Last week, Georgia Tech upset Florida State in NCAA football.  Nothing startling occurring so far today.  Tomorrow, in Allegiant Stadium, USC vs LSU at 7:30 EDT on ABC.  LSU is favored by 4 points, with an under/over of 64.5.

More important than the beginning of the NFL on Thursday in Kansas City for the Chiefs vs Ravens game, is that Taylor Swift will be there to see Travis Kelce, and has suggested plays for her team.  Says Chief's QB Pat Mahomes, she is the most famous person in the world.  Mahomes married his high school sweetheart in 2022 and has a third child coming.

This will be meaningless for most of you reading this, but last night a brand new University of Hawaii women's volleyball team hosted SMU, which won their league last year, and has a host of seasoned players they added from other NCAA teams.  They now allow teams to pirate other players in most sports.  Hawaii lost a couple to other universities, and added no one in particular.   SMU won the first game 25-7.  The year was essentially over for Hawaii after that first game.  But miracles do happen, and Hawaii managed to win the fifth overtime game, 15-13.  Maybe they will have an interesting team this year.  I have never seen another Hawaii volleyball game where this happened in my life, and I've had an office on the Manoa Campus for more than 50 years.  Actually, the first Hawaii women's volleyball game was only thirty years ago, in 1994.

The 81st edition of the Venice Film Festival kicks off Wednesday with the premiere of Tim Burton’s sequel “Beetlejuice Beetlejuice,” (Rotten Tomatoes: 78) and starry fare will follow, like the sexually provocative Nicole Kidman film “Babygirl” (RT 91) and the George Clooney-Brad Pitt team-up “Wolfs.” To follow, Joaquin Phoenix and Lady Gaga in Joker:  Folie à Deux, Daniel Craig in Queer and Angelina Jolie in Maria (RT 71)of opera singer Maria Callas in Maria.

Not on that list is The Apprentice, Rotten Tomatoes 77, which will soon be in your neighborhood theaters.

Taking its name from a certain television series, The Apprentice is a shrewd and darkly amusing tragicomedy that dramatises Donald Trump's rise to fame and fortune in the 1970s and 80s.

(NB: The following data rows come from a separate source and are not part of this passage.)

@@ -213,20 +213,56 @@
   h[tid] = 0;
   __syncthreads();
   const int64_t base = (int64_t)blockIdx.x * RS_TILE;
-#pragma unroll 4
+#pragma unroll
   for (int r = 0; r < RS_ROUNDS; ++r) {
     const int64_t idx = base + r * RS_THREADS + tid;
     if (idx < n) atomicAdd(&h[(int)((comp[idx] >> shift) & (RS_RADIX - 1))], 1);
   }
   __syncthreads();
-  hist[(int64_t)(side * RS_RADIX + tid) * nblk_ld + blockIdx.x] = h[tid];
+  hist[((int64_t)side * nblk + blockIdx.x) * RS_RADIX + tid] = h[tid];
+}
+
+constexpr int TS_DIGITS = 32, TS_SEGS = 32, TS_BATCH = 8;
+static_assert(RS_RADIX % TS_DIGITS == 0, "whole workgroups");
+__global__ void __launch_bounds__(TS_DIGITS * TS_SEGS)
+rs_tile_scan_kernel(int32_t* __restrict__ hist, int32_t* __restrict__ totals, int nblk) {
+  __shared__ int32_t seg_sum[TS_SEGS][TS_DIGITS];
+  const int dx = threadIdx.x % TS_DIGITS, seg = threadIdx.x / TS_DIGITS;
+  const int side = blockIdx.y;
+  const int d = blockIdx.x * TS_DIGITS + dx;
+  const int per = (nblk + TS_SEGS - 1) / TS_SEGS;
+  const int t0 = min(seg * per, nblk), t1 = min(t0 + per, nblk);
+  int32_t* col = hist + (int64_t)side * nblk * RS_RADIX + d;
+  int32_t sum = 0;
+  for (int t = t0; t < t1; t += TS_BATCH) {
+    int32_t v[TS_BATCH];
+#pragma unroll
+    for (int k = 0; k < TS_BATCH; ++k) v[k] = t + k < t1 ? col[(int64_t)(t + k) * RS_RADIX] : 0;
+#pragma unroll
+    for (int k = 0; k < TS_BATCH; ++k) sum += v[k];
+  }
+  seg_sum[seg][dx] = sum;
+  __syncthreads();
+  int32_t acc = 0;
+  for (int q = 0; q < seg; ++q) acc += seg_sum[q][dx];
+  for (int t = t0; t < t1; t += TS_BATCH) {
+    int32_t v[TS_BATCH];
+#pragma unroll
+    for (int k = 0; k < TS_BATCH; ++k) v[k] = t + k < t1 ? col[(int64_t)(t + k) * RS_RADIX] : 0;
+#pragma unroll
+    for (int k = 0; k < TS_BATCH; ++k) {
+      if (t + k < t1) col[(int64_t)(t + k) * RS_RADIX] = acc;
+      acc += v[k];
+    }
+  }
+  if (seg == TS_SEGS - 1) totals[side * RS_RADIX + d] = acc;
 }
 
 template <typename KeyT, bool PAY>
 __global__ void __launch_bounds__(RS_THREADS)
 rs_scatter_kernel(const KeyT* __restrict__ in_d, const KeyT* __restrict__ in_s, const uint32_t* __restrict__ pin_d,
-                  const uint32_t* __restrict__ pin_s, int64_t n, int shift, const int32_t* __restrict__ hist, int nblk,
-                  int nblk_ld, KeyT* __restrict__ out_d, KeyT* __restrict__ out_s, uint32_t* __restrict__ pout_d,
+                  const uint32_t* __restrict__ pin_s, int64_t n, int shift, const int32_t* __restrict__ hist,
+                  const int32_t* __restrict__ totals, int nblk, KeyT* __restrict__ out_d, KeyT* __restrict__ out_s, uint32_t* __restrict__ pout_d,
                   uint32_t* __restrict__ pout_s) {
   __shared__ int32_t wbase[RS_WAVES][RS_RADIX];
   __shared__ int32_t wtot[RS_WAVES];
@@ -238,6 +274,8 @@
   KeyT* __restrict__ kout = side ? out_s : out_d;
   uint32_t* __restrict__ pout = side ? pout_s : pout_d;
   volatile int32_t* mine_base = &wbase[wave][0];
+  const int32_t before = hist[((int64_t)side * nblk + blockIdx.x) * RS_RADIX + tid];
+  const int32_t tot = totals[side * RS_RADIX + tid];
 #pragma unroll
   for (int i = 0; i < RS_RADIX / 64; ++i) mine_base[lane + 64 * i] = 0;
   __builtin_amdgcn_wave_barrier();
@@ -268,29 +306,6 @@
     info[r] = valid ? (rank | (cnt << 8) | (1 << 16)) : 0;
     if (valid && rank == 0) mine_base[d] = mine_base[d] + cnt;
     __builtin_amdgcn_wave_barrier();
-  }
-  __syncthreads();
-  int32_t tot = 0, before = 0;
-  {
-    const int32_t* __restrict__ row = hist + (int64_t)(side * RS_RADIX + tid) * nblk_ld;
-    const int me = (int)blockIdx.x;
-    for (int b0 = 0; b0 < nblk; b0 += 16) {
-      int4 v[4];
-#pragma unroll
-      for (int u = 0; u < 4; ++u)
-        v[u] = b0 + 4 * u < nblk ? *reinterpret_cast<const int4*>(row + b0 + 4 * u) : make_int4(0, 0, 0, 0);
-#pragma unroll
-      for (int u = 0; u < 4; ++u) {
-        const int b = b0 + 4 * u;
-        const int e[4] = {v[u].x, v[u].y, v[u].z, v[u].w};
-#pragma unroll
-        for (int k = 0; k < 4; ++k)
-          if (b + k < nblk) {
-            tot += e[k];
-            if (b + k < me) before += e[k];
-          }
-      }
-    }
   }
   int32_t incl = tot;
 #pragma unroll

What that means is that some viewers will condemn it for being too harsh and others will condemn it for not being harsh enough. But the filmmakers' cunning efforts to show their subject as a human being rather than a superhero or a supervillain are what make it so watchable. While the movie begins with a disclaimer that many of its events are fictionalised, the former president has threatened to take legal action.